Adrenergic receptor polymorphism and orthotopic heart transplantation

In this study, the deletion variation of the α2c-adrenoceptor did not interact with peak VO2, chronotropic reserve, systolic or diastolic BP suggesting that the minor allele is not associated with a distinct exercise-associated phenotype in HTx recipients.

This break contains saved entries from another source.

__device__ __forceinline__ void consume_sample(const float4 w, const int4 p, const float* __restrict__ vlane, int value_ld, float4& acc) {
  if (w.x == 0.f && w.y == 0.f && w.z == 0.f && w.w == 0.f) return;
  const float4 v0 = __ldg(reinterpret_cast<const float4*>(vlane + (long long)p.x * value_ld));
  const float4 v1 = __ldg(reinterpret_cast<const float4*>(vlane + (long long)p.y * value_ld));
  const float4 v2 = __ldg(reinterpret_cast<const float4*>(vlane + (long long)p.z * value_ld));
  const float4 v3 = __ldg(reinterpret_cast<const float4*>(vlane + (long long)p.w * value_ld));
  acc.x = fmaf(w.x, v0.x, acc.x); acc.y = fmaf(w.x, v0.y, acc.y); acc.z = fmaf(w.x, v0.z, acc.z); acc.w = fmaf(w.x, v0.w, acc.w);
  acc.x = fmaf(w.y, v1.x, acc.x); acc.y = fmaf(w.y, v1.y, acc.y); acc.z = fmaf(w.y, v1.z, acc.z); acc.w = fmaf(w.y, v1.w, acc.w);
  acc.x = fmaf(w.z, v2.x, acc.x); acc.y = fmaf(w.z, v2.y, acc.y); acc.z = fmaf(w.z, v2.z, acc.z); acc.w = fmaf(w.z, v2.w, acc.w);
  acc.x = fmaf(w.w, v3.x, acc.x); acc.y = fmaf(w.w, v3.y, acc.y); acc.z = fmaf(w.w, v3.z, acc.z); acc.w = fmaf(w.w, v3.w, acc.w);
}

#ifndef SO_ATTN2_MIN_CTAS
#define SO_ATTN2_MIN_CTAS 4
#endif

template <int SPLIT>
__global__ void __launch_bounds__(256, SO_ATTN2_MIN_CTAS) tpv_cross_attn2_kernel(
    const float* __restrict__ value, const long long* __restrict__ shapes, const long long* __restrict__ lsi,
    const float* __restrict__ offsets, const float* __restrict__ logits, const float* __restrict__ uv,
    const unsigned char* __restrict__ vis, float* __restrict__ slots, int* __restrict__ count, int N, int Nv, int Hd, int Q, int L,
    int D, int value_ld, int off_ld, int lg_ld) {
  constexpr int DH = 16, LPI = 4, LANES = LPI * SPLIT;
  __shared__ Levels lv;
  __shared__ float4 park_w[256];
  __shared__ int4 park_p[256];
  load_levels(lv, shapes, lsi, L);
  long long t = blockIdx.x * (long long)blockDim.x + threadIdx.x;
  long long item = t / LANES;
  const int li = (int)(t % LANES);
  const int lc = li % LPI, sg = li / LPI;
  const long long n_items = (long long)Q * Hd;
  const bool live = item < n_items;
  if (!live) item = n_items - 1;
  const int h = (int)(item % Hd);
  const int q = (int)(item / Hd);
  const int LD = L * D;
  const float* op = offsets + (long long)q * off_ld + (long long)h * LD * 2;
  const float* lg = logits + (long long)q * lg_ld + (long long)h * LD;
  float mx, inv_sum;
  softmax_stats<LANES>(lg, LD, li, mx, inv_sum);
  const float* vlane = value + h * DH + lc * 4;
  const int wbase = threadIdx.x & ~31, wl = threadIdx.x & 31;
  const int slot_w = wbase + park_write_slot(wl);
  float4 acc = make_float4(0.f, 0.f, 0.f, 0.f);
  int cnt = 0;
  for (int cam = 0; cam < N; ++cam) {
    const bool visible = __ldg(vis + (long long)cam * Q + q) != 0;
    if (!__any_sync(0xffffffffu, visible)) continue;
    cnt += visible ? 1 : 0;
    const float* uvp = uv + ((long long)cam * Q + q) * D * 2;
    float4 part = make_float4(0.f, 0.f, 0.f, 0.f);
    for (int l = 0; l < L; ++l) {
      const int Hl = lv.h[l], Wl = lv.w[l];
      const float rw = 1.0f / (float)Wl, rh = 1.0f / (float)Hl;
      const int base = cam * Nv + (int)lv.start[l];
      for (int d0 = 0; d0 < D; d0 += LANES) {
        const int d = d0 + li;
        const float2 r = __ldg(reinterpret_cast<const float2*>(uvp) + d);
        const float2 o = __ldg(reinterpret_cast<const float2*>(op) + l * D + d);
        const float aw = visible ? __expf(__ldg(lg + l * D + d) - mx) * inv_sum : 0.f;
        const SamplePark sp = park_sample(fmaf(o.x, rw, r.x), fmaf(o.y, rh, r.y), Hl, Wl, base, aw);
        park_w[slot_w] = make_float4(sp.w[0], sp.w[1], sp.w[2], sp.w[3]);
        park_p[slot_w] = make_int4(sp.p[0], sp.p[1], sp.p[2], sp.p[3]);
        __syncwarp();
#pragma unroll
        for (int j = 0; j < LPI; ++j) {
          const int rs = wbase + park_read_slot(wl, j);
          consume_sample(park_w[rs], park_p[rs], vlane, value_ld, part);
        }
        __syncwarp();
      }
    }
    acc.x += part.x; acc.y += part.y; acc.z += part.z; acc.w += part.w;
  }
#pragma unroll
  for (int s2 = LPI; s2 < LANES; s2 <<= 1) {
    acc.x += __shfl_xor_sync(0xffffffffu, acc.x, s2); acc.y += __shfl_xor_sync(0xffffffffu, acc.y, s2);
    acc.z += __shfl_xor_sync(0xffffffffu, acc.z, s2); acc.w += __shfl_xor_sync(0xffffffffu, acc.w, s2);
  }
  if (!live || sg != 0) return;
  float c = (float)max(cnt, 1);
  acc.x /= c; acc.y /= c; acc.z /= c; acc.w /= c;
  *reinterpret_cast<float4*>(slots + item * DH + lc * 4) = acc;
  if (count && h == 0 && lc == 0) count[q] = cnt;
}

__global__ void __launch_bounds__(256, SO_ATTN2_MIN_CTAS) tpv_self_attn2_kernel(
    const float* __restrict__ value, const long long* __restrict__ shapes, const long long* __restrict__ lsi,
    const float* __restrict__ offsets, const float* __restrict__ logits, const float* __restrict__ ref, float* __restrict__ out, int Nv,
    int Hd, int Q, int L, int P, int value_ld, int off_ld, int lg_ld) {
  constexpr int DH = 16, LPI = 4;
  __shared__ Levels lv;
  __shared__ float4 park_w[256];
  __shared__ int4 park_p[256];
  load_levels(lv, shapes, lsi, L);
  long long t = blockIdx.x * (long long)blockDim.x + threadIdx.x;
  long long item = t / LPI;
  const int lc = (int)(t % LPI);
  const long long n_items = (long long)Q * Hd;
  const bool live = item < n_items;
  if (!live) item = n_items - 1;
  const int h = (int)(item % Hd);
  const int q = (int)(item / Hd);
  const int LP = L * P;
  const float* op = offsets + (long long)q * off_ld + (long long)h * LP * 2;
  const float* lg = logits + (long long)q * lg_ld + (long long)h * LP;
  const float* rp = ref + (long long)q * LP * 2;
  float mx, inv_sum;
  softmax_stats<LPI>(lg, LP, lc, mx, inv_sum);
  const float* vlane = value + h * DH + lc * 4;
  const int wbase = threadIdx.x & ~31, wl = threadIdx.x & 31;
  const int slot_w = wbase + park_write_slot(wl);
  float4 acc = make_float4(0.f, 0.f, 0.f, 0.f);
  for (int l = 0; l < L; ++l) {
    const int Hl = lv.h[l], Wl = lv.w[l];
    const float rw = 1.0f / (float)Wl, rh = 1.0f / (float)Hl;
    const int base = (int)lv.start[l];
    for (int p0 = 0; p0 < P; p0 += LPI) {
      const int p = p0 + lc;
      const float2 r = __ldg(reinterpret_cast<const float2*>(rp) + l * P + p);
      const float2 o = __ldg(reinterpret_cast<const float2*>(op) + l * P + p);
      const float aw = __expf(__ldg(lg + l * P + p) - mx) * inv_sum;
      const SamplePark sp = park_sample(fmaf(o.x, rw, r.x), fmaf(o.y, rh, r.y), Hl, Wl, base, aw);
      park_w[slot_w] = make_float4(sp.w[0], sp.w[1], sp.w[2], sp.w[3]);
// ... 207 lines not shown
  if (vis && ok) vis[cq] = 1;
}

__global__ void zero_bytes_kernel(unsigned char* p, long long n) {
  long long i = blockIdx.x * (long long)blockDim.x + threadIdx.x;
  if (i < n) p[i] = 0;
}

__global__ void __launch_bounds__(1024) visible_index_kernel(const unsigned char* __restrict__ mask, int Q, int D,
                                                             long long* __restrict__ lists, int* __restrict__ lens) {
  __shared__ int warp_cnt[32];
  __shared__ int base;
  int cam = blockIdx.x;
  int lane = threadIdx.x & 31, wid = threadIdx.x >> 5;
  if (threadIdx.x == 0) base = 0;
  __syncthreads();
  for (int q0 = 0; q0 < Q; q0 += 1024) {
    int q = q0 + threadIdx.x;
    bool v = false;
    if (q < Q) {
      const unsigned char* m = mask + ((long long)cam * Q + q) * D;
      for (int d = 0; d < D; ++d) v = v || m[d];
    }
    unsigned bal = __ballot_sync(0xffffffffu, v);
    if (lane == 0) warp_cnt[wid] = __popc(bal);
    __syncthreads();
    int off = base;
    for (int w = 0; w < wid; ++w) off += warp_cnt[w];
    if (v) lists[(long long)cam * Q + off + __popc(bal & ((1u << lane) - 1u))] = q;
    __syncthreads();
    if (threadIdx.x == 0) {
      int tot = 0;
      for (int w = 0; w < 32; ++w) tot += warp_cnt[w];
      base += tot;
    }
    __syncthreads();
  }
  if (threadIdx.x == 0) lens[cam] = base;
}

}

using namespace so;

#define SO_DISPATCH_DH(Dh, EXPR16, EXPR32) \
  do {                                     \
    if ((Dh) == 16) { EXPR16; }            \
    else if ((Dh) == 32) { EXPR32; }       \
    else return SO_ERR_UNSUPPORTED;        \
  } while (0)

static bool g_attn_force_v1 = false;
extern "C" int so_attn_force_v1(int on) { g_attn_force_v1 = on != 0; return SO_OK; }

extern "C" int so_msda_forward(const float* value, const int64_t* spatial_shapes, const int64_t* level_start_index,
                               const float* loc, const float* weights, float* out, int32_t B, int32_t Nv, int32_t Hd,
                               int32_t Dh, int32_t Nq, int32_t L, int32_t P, void* stream) {
  if (!value || !spatial_shapes || !level_start_index || !loc || !weights || !out) return SO_ERR_INVALID_ARG;
  if (B < 1 || Nv < 1 || Hd < 1 || Nq < 0 || L < 1 || P < 1) return SO_ERR_INVALID_ARG;
  if (Nq == 0) return SO_OK;
  cudaStream_t st = (cudaStream_t)stream;
  if (L > kMaxLevels) return SO_ERR_UNSUPPORTED;
  const long long* shp = reinterpret_cast<const long long*>(spatial_shapes);
  const long long* lsi = reinterpret_cast<const long long*>(level_start_index);
  long long threads = (long long)B * Nq * Hd * (Dh / 4);
  unsigned grid = (unsigned)ceil_div64(threads, 256);
  ProfScope prof(4, st);
  SO_DISPATCH_DH(Dh, (msda_forward_kernel<16><<<grid, 256, 0, st>>>(value, shp, lsi, loc, weights, out, B, Nv, Hd, Nq, L, P)),
                 (msda_forward_kernel<32><<<grid, 256, 0, st>>>(value, shp, lsi, loc, weights, out, B, Nv, Hd, Nq, L, P)));
  note_launch(1);
  return check_launch();
}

This interpretation is in accordance with the absence of a distinct phenotype of the minor allele in populations with other cardiovascular disease [5] but has to consider the small number of study participants carrying the deletion variant. However, the proportion of study patients with the minor allele compares to the allele frequency reported in other populations [26, 27].

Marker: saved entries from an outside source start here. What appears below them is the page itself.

template <int N, bool NEG2 = false>
__device__ __forceinline__ void div_rn(double* q, const double* x, const double* y_in, int fast = 0) {
  int ok = fast;
  if (!ok) {
    double mn = __builtin_fabs(x[0]);
#pragma unroll
    for (int i = 1; i < N; ++i) mn = __builtin_fmin(mn, __builtin_fabs(x[i]));
    ok = __ballot(mn >= 0x1p-960) == __builtin_amdgcn_read_exec() ? 1 : 0;
  }
  double r[N], e[N], m[N];
  if (ok) {
#pragma unroll
    for (int i = 0; i < N; ++i) r[i] = __builtin_amdgcn_rcp(y_in[i]);
#pragma unroll
    for (int i = 0; i < N; ++i) e[i] = __builtin_fma(-y_in[i], r[i], 1.0);
#pragma unroll
    for (int i = 0; i < N; ++i) r[i] = __builtin_fma(r[i], e[i], r[i]);
#pragma unroll
    for (int i = 0; i < N; ++i) e[i] = __builtin_fma(-y_in[i], r[i], 1.0);
#pragma unroll
    for (int i = 0; i < N; ++i) r[i] = __builtin_fma(r[i], e[i], r[i]);
#pragma unroll
    for (int i = 0; i < N; ++i) m[i] = x[i] * r[i];
#pragma unroll
    for (int i = 0; i < N; ++i) e[i] = __builtin_fma(-y_in[i], m[i], x[i]);
#pragma unroll
    for (int i = 0; i < N; ++i) q[i] = __builtin_fma(e[i], r[i], m[i]);
    return;
  }
  double den[N], num[N], y[N];
  bool f0[N], f1[N];
#pragma unroll
  for (int i = 0; i < N; ++i) y[i] = NEG2 ? -2.0 * y_in[i] : y_in[i];
#pragma unroll
  for (int i = 0; i < N; ++i) den[i] = __builtin_amdgcn_div_scale(x[i], y[i], false, &f0[i]);
#pragma unroll
  for (int i = 0; i < N; ++i) r[i] = __builtin_amdgcn_rcp(den[i]);
#pragma unroll
  for (int i = 0; i < N; ++i) num[i] = __builtin_amdgcn_div_scale(x[i], y[i], true, &f1[i]);
#pragma unroll
  for (int i = 0; i < N; ++i) e[i] = __builtin_fma(-den[i], r[i], 1.0);
#pragma unroll
  for (int i = 0; i < N; ++i) r[i] = __builtin_fma(r[i], e[i], r[i]);
#pragma unroll
  for (int i = 0; i < N; ++i) e[i] = __builtin_fma(-den[i], r[i], 1.0);
#pragma unroll
  for (int i = 0; i < N; ++i) r[i] = __builtin_fma(r[i], e[i], r[i]);
#pragma unroll
  for (int i = 0; i < N; ++i) m[i] = num[i] * r[i];
#pragma unroll
  for (int i = 0; i < N; ++i) e[i] = __builtin_fma(-den[i], m[i], num[i]);
#pragma unroll
  for (int i = 0; i < N; ++i) q[i] = __builtin_amdgcn_div_fmas(e[i], r[i], m[i], f1[i]);
#pragma unroll
  for (int i = 0; i < N; ++i) q[i] = __builtin_amdgcn_div_fixup(q[i], y[i], x[i]);
  if constexpr (NEG2) {
#pragma unroll
    for (int i = 0; i < N; ++i) q[i] = -2.0 * q[i];
  }
  (void)f0;
}

constexpr int kM7 = 24;
constexpr int kQS = FT8_LDPC_M;
constexpr int kQ6 = 6 * kQS;
constexpr int kMsgN = 584;
constexpr int kOne = kMsgN - 1;
constexpr int kHdr = 1024;
static_assert(kEdgeSlots * kWave <= kMsgN && kQ6 + kM7 == FT8_LDPC_E, "row-major message layout");

__host__ __device__ constexpr int q_of(int idx) { return idx < kQ6 ? idx / kQS : 6; }
__host__ __device__ constexpr int qa_of(int i) { return q_of(kWave * i); }
__host__ __device__ constexpr bool mixed_slot(int i) { return q_of(kWave * i + kWave - 1) != q_of(kWave * i); }
__host__ __device__ constexpr int hi_lane(int i) { return kQS * (qa_of(i) + 1) - kWave * i; }
__host__ __device__ constexpr int row_off(int i) { return 8 * (kWave * i - kQS * qa_of(i)); }

struct WaveLds {
  uint8_t bits[256];
  uint8_t a91[16];
  uint8_t rank[FT8_LDPC_M];
  uint8_t chk_of[FT8_LDPC_M];
  uint8_t pad_[kHdr - 256 - 16 - 2 * FT8_LDPC_M];
  double msg[kMsgN];
};
static_assert(offsetof(WaveLds, msg) == kHdr, "msg follows the header");

struct WaveTables {
  uint32_t va[kVarSlots], va1[kVarSlots];
  uint32_t vb[kVarSlots];
  uint32_t h[kChkSlots][kVarSlots][2];
};

__device__ __forceinline__ double ldv(uint32_t addr) {
  return *(const volatile __attribute__((address_space(3))) double*)(uintptr_t)addr;
}

__device__ __forceinline__ uint32_t lds_addr(const void* p) {
  return (uint32_t)(uintptr_t)(__attribute__((address_space(3))) const void*)p;
}

__device__ void load_tables(WaveTables& t, WaveLds& L, int lane) {
  if (lane == 0) {
    int c7 = 0, c6 = kM7;
    for (int m = 0; m < FT8_LDPC_M; ++m) {
      const int r = (kChkStartD[m + 1] - kChkStartD[m]) == 7 ? c7++ : c6++;
      L.rank[m] = (uint8_t)r;
      L.chk_of[r] = (uint8_t)m;
    }
  }
  __syncthreads();
  const uint32_t msg0 = lds_addr(&L.msg[0]);
  auto addr_of = [&](int e) -> uint32_t {
    const int m = kEdgeChkD[e], q = e - kChkStartD[m], r = L.rank[m];
    return msg0 + 8u * (uint32_t)(q < 6 ? q * kQS + r : kQ6 + r);
  };
#pragma unroll
  for (int j = 0; j < kVarSlots; ++j) {
    const int n = lane + kWave * j;
    if (n < FT8_LDPC_N) {
      t.va[j] = addr_of(kVarEdgeD[3 * n]);
      t.va1[j] = addr_of(kVarEdgeD[3 * n + 1]);
      t.vb[j] = addr_of(kVarEdgeD[3 * n + 2]);
    } else {
      const uint32_t one = msg0 + 8u * kOne;
      t.va[j] = t.va1[j] = one;
      t.vb[j] = one;
    }
  }
#pragma unroll
  for (int k = 0; k < kChkSlots; ++k) {
    const int mp = lane + kWave * k;
#pragma unroll
    for (int j = 0; j < kVarSlots; ++j) t.h[k][j][0] = t.h[k][j][1] = 0;
    if (mp < FT8_LDPC_M) {
      const int m = L.chk_of[mp];
      for (int e = kChkStartD[m]; e < kChkStartD[m + 1]; ++e) {
        const int v = kEdgeVarD[e];
#pragma unroll
        for (int j = 0; j < kVarSlots; ++j)
#pragma unroll
          for (int w = 0; w < 2; ++w)
            if (v >> 5 == 2 * j + w) t.h[k][j][w] |= 1u << (v & 31);
      }
    }
  }
  for (int x = FT8_LDPC_E + lane; x < kMsgN; x += kWave) L.msg[x] = 1.0;
  __syncthreads();
#pragma unroll
  for (int j = 0; j < kVarSlots; ++j) asm volatile("" : "+v"(t.va[j]), "+v"(t.vb[j]));
#pragma unroll
  for (int j = 0; j < kVarSlots; ++j) asm volatile("" : "+v"(t.va1[j]));
#pragma unroll
  for (int k = 0; k < kChkSlots; ++k)
#pragma unroll
    for (int j = 0; j < kVarSlots; ++j) asm volatile("" : "+v"(t.h[k][j][0]), "+v"(t.h[k][j][1]));
}

struct BpArgs {
  const void* wf;
  int wf_f64, T, F, sps, bpt, num_blocks;
  const int32_t* cand;
  const double* cand_score;
  const int32_t* cand_count;
  int N, n_items, mode, n_slots;
  const double* llr_in;
  int normalize, max_iterations;
  double* llr_out;
  uint8_t* plain_out;
  ft8_result* res;
  unsigned long long* work;
  unsigned long long work_base;
  unsigned long long* stats;
  unsigned long long* clock;
  int slot0;
  int tie_blocks;
  TieArgs tie;
};

__device__ bool tie_order(const TieArgs& a, int slot) {
  if (slot >= a.n_slots) return false;
  const int w = a.warn[slot];
  if (!(w & 8)) return false;
  const int lane = threadIdx.x, N = a.N;
  const int nsel = __builtin_amdgcn_readfirstlane(a.cand_count[slot]);
  int32_t* t = a.tie + (int64_t)slot * tie_stride(N);
  const int32_t* push = t;
  const int32_t* sel = t + N;
  int32_t* perm = t + 2 * N;
  int32_t* mi = t + 3 * N;
  int32_t* mp = t + 4 * N;
  int32_t* mk = t + 5 * N;
  const int rec = t[7 * N];
  const float* psc = reinterpret_cast<const float*>(t + 7 * N + 2);
  const double* ssc = a.cand_score + (int64_t)slot * N;
  unsigned hh[kReplayRegs], hl[kReplayRegs];
  heap_load(psc, push, nsel, hh, hl);
  int tie = heap_pushes(nsel, hh, hl);
  if (rec >= 0) tie |= heap_record(nsel, hh, hl, mono_neg(__int_as_float(t[7 * N + 1])), (unsigned)rec);

  int M = 0;
  for (int i0 = 0; i0 < nsel; i0 += kWave) {
    const int i = i0 + lane;
    unsigned key = 0, idx = 0;
    bool mem = false;
    if (i < nsel) {
      idx = (unsigned)sel[i];
      key = mono_neg((float)ssc[i]);
      mem = (i > 0 && mono_neg((float)ssc[i - 1]) == key) || (i + 1 < nsel && mono_neg((float)ssc[i + 1]) == key);
    }
    unsigned long long b = __ballot(mem);
    while (b) {
      const int l = __ffsll((long long)b) - 1;
      b &= b - 1;
      const unsigned sl = rdl(idx, l), kl = rdl(key, l);
      unsigned P = 0;
#pragma unroll
      for (int k = 0; k < kReplayRegs; ++k) {
        const int pos = 64 * k + lane;
        const unsigned long long m = __ballot(pos >= 1 && pos <= nsel && hl[k] == sl);
        if (m) P = 64u * k + (unsigned)(__ffsll((long long)m) - 1);
      }
      if (lane == 0) {
        mi[M] = i0 + l;
        mp[M] = (int)P;
        mk[M] = (int)kl;
      }
      ++M;
    }
  }
  for (int i = lane; i < nsel; i += kWave) perm[i] = i;
  __syncthreads();
  for (int m = lane; m < M; m += kWave) {
    const int i = mi[m], P = mp[m], K = mk[m];
    int below_i = 0, below_p = 0;
    for (int j = 0; j < M; ++j) {
      if (mk[j] == K) {
        below_i += mi[j] < i;
        below_p += mp[j] < P;
      }
    }
    perm[i - below_i + below_p] = i;
  }
  if (lane == 0 && tie) a.warn[slot] = w | 1;
  return true;
}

Frequencies of the donor heart β1- or β2-AR alleles correspond to respective reports from the California Donor Transplant Network [37] and the European population [2729] suggesting the absence of a selection bias in the present cohort. Previous studies have shown that β-adrenergic signal transduction in the cardiac allograft is altered as a consequence of a decreased G expression [38] but this change does not explain the individual variation of maximal exercise capacity after HTx. Sustained agonist exposure may differently affect β-AR variant desensitization and down-regulation [39]. Therefore, we hypothesized that increased circulatory catecholamine levels in combination with the specific biochemical characteristics of the tested β-AR variants should explain interindividual variation of maximal exercise capacity after HTx. Especially, the β1-49Gly and the β1-Arg389 variants exhibit greater agonist-promoted desensitization when exposed to saturating catecholamine concentrations while the β1-Ser49 variant is resistant to agonist-promoted downregulation [25, 40, 41]. In concordance, the haplotype β1-Gly49/Arg389Arg shows more rapid agonist-promoted receptor down-regulation and desensitization in vitro when compared with other haplotypes [42]. In the present study, the β1-Ser49Ser variant was associated with significantly higher peak VO2 values when compared with the β1-AR Gly49 variant while there was no significant correlation with the β1-AR Arg389 or the various β2-AR variants tested. Moreover, the donor heart Ser49Ser+Gly389Gly haplotype was related with the highest peak VO2 levels while peak VO2 decreased progressively for the haplotypes Ser49Ser+Arg389Arg > 49Gly+389Gly > 49Gly+Arg389Arg. We thus identified β1-AR polymorphism at position 49 and the haplotype combination of β1-AR49 + β1-AR389 polymorphisms as independent predictors of exercise performance after orthotopic HTx.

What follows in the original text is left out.